■ **PROMPT**:
Every line in the entries that holds the word "BwdfDesc" counts toward the answer, which should be a single number.

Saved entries

[Start of section]

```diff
@@ -349,6 +376,27 @@
             st_ptr, ld, self.n, hh, ww, c, f, dt, st)))
         return TRef([(act, c)], self.n, hh, ww) if actslot is None else None
 
+    def _bind_direct_inputs(self):
+        for tid, c in self._direct_cand.items():
+            fd, bd = c['fwd'], c['bwd']
+            if fd is None or bd is None:
+                continue
+            x0 = (fd.x0, bd.x0)
+            fd.x0, fd.mode_in = c['xin'].data_ptr(), 2
+            bd.x0, bd.x0_f32, bd.x0_c = None, c['xin'].data_ptr(), 4
+            nb = lib.satcv_conv2d_bwd_fused_workspace(C.byref(bd))
+            if lib.satcv_conv2d_igemm_pipelined(C.byref(fd)) != 1 or nb < 0 or nb > c['bwd_ws']:
+                fd.x0, fd.mode_in = x0[0], 0
+                bd.x0, bd.x0_f32, bd.x0_c = x0[1], None, 0
+                continue
+
+            def bind(st, fd=fd, bd=bd, xin=c['xin'], tid=tid):
+                fd.x0 = bd.x0_f32 = self.x_src.get(tid) or xin.data_ptr()
+            bind.label = 'direct input: the first layer reads the fp32 batch (no ingest launch)'
+            self.fwd[self.fwd.index(c['ingest'])] = bind
+            self.direct_inputs.add(tid)
+            self.vals[tid].srcs = _LazySrcs(self.vals[tid].srcs, lambda ing=c['ingest']: ing(ops.stream_ptr()))
+
     def _build(self):
         rt, m, n = self.rt, self.rt.model, self.n
         T, dt, es = rt.tdtype, rt.dtype, rt.esize
@@ -413,8 +461,12 @@
                 self.x_by_tid[t.id] = xin
                 npix = n * self.h * self.w
                 cc = t.channels
-                self.fwd.append(lambda st, xin=xin, x=x, npix=npix, cc=cc, cp=cp, tid=t.id: check(lib.satcv_ingest_nhwc(
-                    self.x_src.get(tid) or xin.data_ptr(), x.data_ptr(), npix, cc, cp, dt, st)))
+                ing = lambda st, xin=xin, x=x, npix=npix, cc=cc, cp=cp, tid=t.id: check(lib.satcv_ingest_nhwc(
+                    self.x_src.get(tid) or xin.data_ptr(), x.data_ptr(), npix, cc, cp, dt, st))
+                ing.label = f'ingest_nhwc n{n} {self.h}x{self.w} {cc}->{cp}'
+                self.fwd.append(ing)
+                if training and dt == BF16 and cc == 4 and len(consumers[t.id]) == 1 and consumers[t.id][0].op == 'cba':
+                    self._direct_cand[t.id] = dict(xin=xin, ingest=ing, fwd=None, bwd=None)
                 vals[t.id] = TRef([(x, cp)], n, self.h, self.w)
             elif op == 'cba':
                 tin, tout = node.inputs[0], node.outputs[0]
@@ -486,6 +538,8 @@
                                                 stats=_fp(stats, aoff), stats_ld=ldy, n=n, h=r.h, w_=r.w, cout=cout, cout_pad=rup(cout, 32),
                                                 kh=k, kw=k, dil=dil, dtype=dt, stride=stride, hin=hin if stride > 1 else 0,
                                                 win=win if stride > 1 else 0, **self._src_args(r)))
+                if tin.id in self._direct_cand and stride == 1:
+                    self._direct_cand[tin.id]['fwd'] = self.fwd[-1].desc
                 aff = self._bn_forward(lay.bn_name, stats, ldy, aoff, cout, n * r.h * r.w, node.attrs.get('bn_updates', 1), aff_in, aoff)
                 if sl is None:
                     vals[tout.id] = TRef([(y, cout)], n, r.h, r.w, affine=aff, relu=relu_out)
@@ -1178,6 +1232,8 @@
                         fused_ws_need = max(fused_ws_need, nbp)
                     fdescs.append(fzp)
                     self.keep.append(fzp)
+                    if not want_dx and tin.id in self._direct_cand:
+                        self._direct_cand[tin.id].update(bwd=fzp, bwd_ws=nbp)
                     self.bwd += [fin] if (pre is not None or red is None) else [red, fin]
                     fstep = lambda st, fzp=fzp: check(lib.satcv_conv2d_bwd_fused(C.byref(fzp), st))
                     fstep.label = f"bwd_fused k3 n{n} {hh}x{ww} {sa['c0']}+{sa['c1']}->{cout} pooled{'' if want_dx else ' nodx'}{' +poolsums' if fzp.bst_sums else ''}"
diff --git a/satellite_computervision_amd/model_tools.py b/satellite_computervision_amd/model_tools.py
--- a/satellite_computervision_amd/model_tools.py
+++ b/satellite_computervision_amd/model_tools.py
@@ -1137,17 +1137,12 @@
         plan.run_backward(st)
         if sync_grads is not None:
             sync_grads(rt.gflat)
-        if plan.eo_done:
-            lo = plan.eo_lo
-            check(lib.satcv_adam_step_part(rt.pflat.data_ptr(), rt.gflat.data_ptr(), rt.adam_m.data_ptr(), rt.adam_v.data_ptr(), lo,
-                                           opt.beta_1, opt.beta_2, opt.epsilon, rt.adam_state.data_ptr(),
-                                           rt.lr_mul.data_ptr() if rt.lr_mul is not None else None, 1, st))
-            rt.repack(0, lo)
-        else:
-            check(lib.satcv_adam_step(rt.pflat.data_ptr(), rt.gflat.data_ptr(), rt.adam_m.data_ptr(), rt.adam_v.data_ptr(), rt.pflat.numel(),
-                                      opt.beta_1, opt.beta_2, opt.epsilon, rt.adam_state.data_ptr(),
-                                      rt.lr_mul.data_ptr() if rt.lr_mul is not None else None, st))
-            rt.repack()
+        hi = plan.eo_lo if plan.eo_done else rt.pflat.numel()
+        in_pack = rt.repack_launches(0, plan.eo_lo if plan.eo_done else None)
+        check(lib.satcv_adam_step_part(rt.pflat.data_ptr(), rt.gflat.data_ptr(), rt.adam_m.data_ptr(), rt.adam_v.data_ptr(), hi,
+                                       opt.beta_1, opt.beta_2, opt.epsilon, rt.adam_state.data_ptr(),
+                                       rt.lr_mul.data_ptr() if rt.lr_mul is not None else None, 0 if in_pack else 1, st))
+        rt.repack(0, plan.eo_lo if plan.eo_done else None, bump=in_pack)
         self._weights_version = getattr(self, '_weights_version', 0) + 1
         return plan
 
diff --git a/satellite_computervision_amd/ops.py b/satellite_computervision_amd/ops.py
--- a/satellite_computervision_amd/ops.py
+++ b/satellite_computervision_amd/ops.py
@@ -115,6 +115,19 @@
     return y
 
 
+def conv2d_direct_input(x_f32, w_packed, cout, *, bias=None, stats=None):
+    n, h, w_, c = x_f32.shape
+    if c != 4 or x_f32.dtype != torch.float32 or not x_f32.is_contiguous():
+        return None
+    y = torch.empty(n, h, w_, rup(cout, 16), dtype=torch.bfloat16, device=x_f32.device)
+    d = make_conv_desc(x0=_p(x_f32), c0=16, mode_in=2, w=_p(w_packed), y=_p(y), ldy=y.shape[-1], n=n, h=h, w_=w_, cout=cout, cout_pad=rup(cout, 32),
+                       dtype=BF16, bias=_p(bias), stats=_p(stats), stats_ld=stats.shape[-1] if stats is not None else 0)
+    if lib.satcv_conv2d_igemm_pipelined(C.byref(d)) != 1:
+        return None
+    check(lib.satcv_conv2d_igemm(C.byref(d), stream_ptr()))
+    return y
+
+
 def conv2d_transpose(x, w_packed, cout, f, *, bias=None, in_scale=None, in_shift=None, in_relu=False, stats=None, out=None,
                      out_scale=None, out_relu=False):
     n, h, w_, c0 = x.shape
@@ -169,9 +182,10 @@
 def make_bwdf_desc(*, g, yraw, ldg, bn_scale, bn_shift, bn_mean, bn_rstd, bn_coef, x0, c0, w_dgrad, dx, lddx, dw, cin, cout, n, h, w_, dtype,
                    linear=0, x1=None, c1=0, in_scale=None, in_shift=None, in_relu=0, kh=3, kw=3, dil=1, workspace=None, workspace_bytes=0,
                    accumulate=0, bst_sums=None, bst_sums_ld=0, bst_mean=None, bst_rstd=None, bst_act_form=0, dpool=None, lddp=0, amax=None,
-                   hg_dlogits=None, hg_w=None, hg_ncls=0):
+                   hg_dlogits=None, hg_w=None, hg_ncls=0, x0_f32=None, x0_c=0):
     from ._lib import BwdfDesc
     d = BwdfDesc()
+    d.x0_f32, d.x0_c = x0_f32, int(x0_c)
     d.g, d.yraw, d.ldg = g, yraw, ldg
     d.bn_scale, d.bn_shift, d.bn_mean, d.bn_rstd, d.bn_coef, d.linear = bn_scale, bn_shift, bn_mean, bn_rstd, bn_coef, int(linear)
     d.x0, d.x1, d.c0, d.c1 = x0, x1, c0, c1
@@ -186,22 +200,24 @@
 
 
 def conv_bwd_fused(g, yraw, scale, shift, mean, rstd, coef, x, w_dgrad, cin, cout, *, x1=None, in_scale=None, in_shift=None, in_relu=False,
-                   linear=False, accumulate_into=None, bst=None, dpool=None, amax=None, want_dx=True, head=None):
-    n, h, w_, c0 = x.shape
+                   linear=False, accumulate_into=None, bst=None, dpool=None, amax=None, want_dx=True, head=None, x_f32=None):
+    dev, xdt = (x if x_f32 is None else x_f32).device, (x.dtype if x_f32 is None else torch.bfloat16)
+    n, h, w_, c0 = x.shape if x_f32 is None else tuple(x_f32.shape[:3]) + (16,)
     c1 = x1.shape[-1] if x1 is not None else 0
-    dx = torch.empty(n, h, w_, c0 + c1, dtype=x.dtype, device=x.device) if want_dx else None
-    dw = accumulate_into if accumulate_into is not None else torch.empty(3, 3, cin, cout, dtype=torch.float32, device=x.device)
+    dx = torch.empty(n, h, w_, c0 + c1, dtype=xdt, device=dev) if want_dx else None
+    dw = accumulate_into if accumulate_into is not None else torch.empty(3, 3, cin, cout, dtype=torch.float32, device=dev)
     d = make_bwdf_desc(g=_p(g), yraw=_p(yraw), ldg=g.shape[-1] if g is not None else yraw.shape[-1], bn_scale=_p(scale), bn_shift=_p(shift), bn_mean=_p(mean), bn_rstd=_p(rstd),
                        bn_coef=_p(coef), x0=_p(x), c0=c0, x1=_p(x1), c1=c1, in_scale=_p(in_scale), in_shift=_p(in_shift), in_relu=in_relu,
-                       w_dgrad=_p(w_dgrad), dx=_p(dx), lddx=c0 + c1, dw=_p(dw), cin=cin, cout=cout, n=n, h=h, w_=w_, dtype=DTYPE_CODE[x.dtype],
+                       w_dgrad=_p(w_dgrad), dx=_p(dx), lddx=c0 + c1, dw=_p(dw), cin=cin, cout=cout, n=n, h=h, w_=w_, dtype=DTYPE_CODE[xdt],
                        linear=linear, accumulate=accumulate_into is not None, dpool=_p(dpool), lddp=dpool.shape[-1] if dpool is not None else 0,
-                       amax=_p(amax), **(dict(hg_dlogits=_p(head[0]), hg_w=_p(head[1]), hg_ncls=head[0].shape[-1]) if head else {}),
+                       amax=_p(amax), **(dict(x0_f32=_p(x_f32), x0_c=x_f32.shape[-1]) if x_f32 is not None else {}),
+                       **(dict(hg_dlogits=_p(head[0]), hg_w=_p(head[1]), hg_ncls=head[0].shape[-1]) if head else {}),
                        **(dict(bst_sums=_p(bst['sums']), bst_sums_ld=bst['sums'].shape[-1], bst_mean=_p(bst.get('mean')), bst_rstd=_p(bst.get('rstd')),
                                bst_act_form=bst.get('act_form', 0)) if bst else {}))
     nb = lib.satcv_conv2d_bwd_fused_workspace(C.byref(d))
     if nb < 0:
         return None
-    ws = torch.empty(max(nb // 4, 1), dtype=torch.float32, device=x.device)
+    ws = torch.empty(max(nb // 4, 1), dtype=torch.float32, device=dev)
     d.workspace, d.workspace_bytes = ws.data_ptr(), nb
     check(lib.satcv_conv2d_bwd_fused(C.byref(d), stream_ptr()))
     return dx, dw
```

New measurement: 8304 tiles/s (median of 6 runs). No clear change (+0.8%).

[End of section]

■ **RESPONSE BELOW**:
2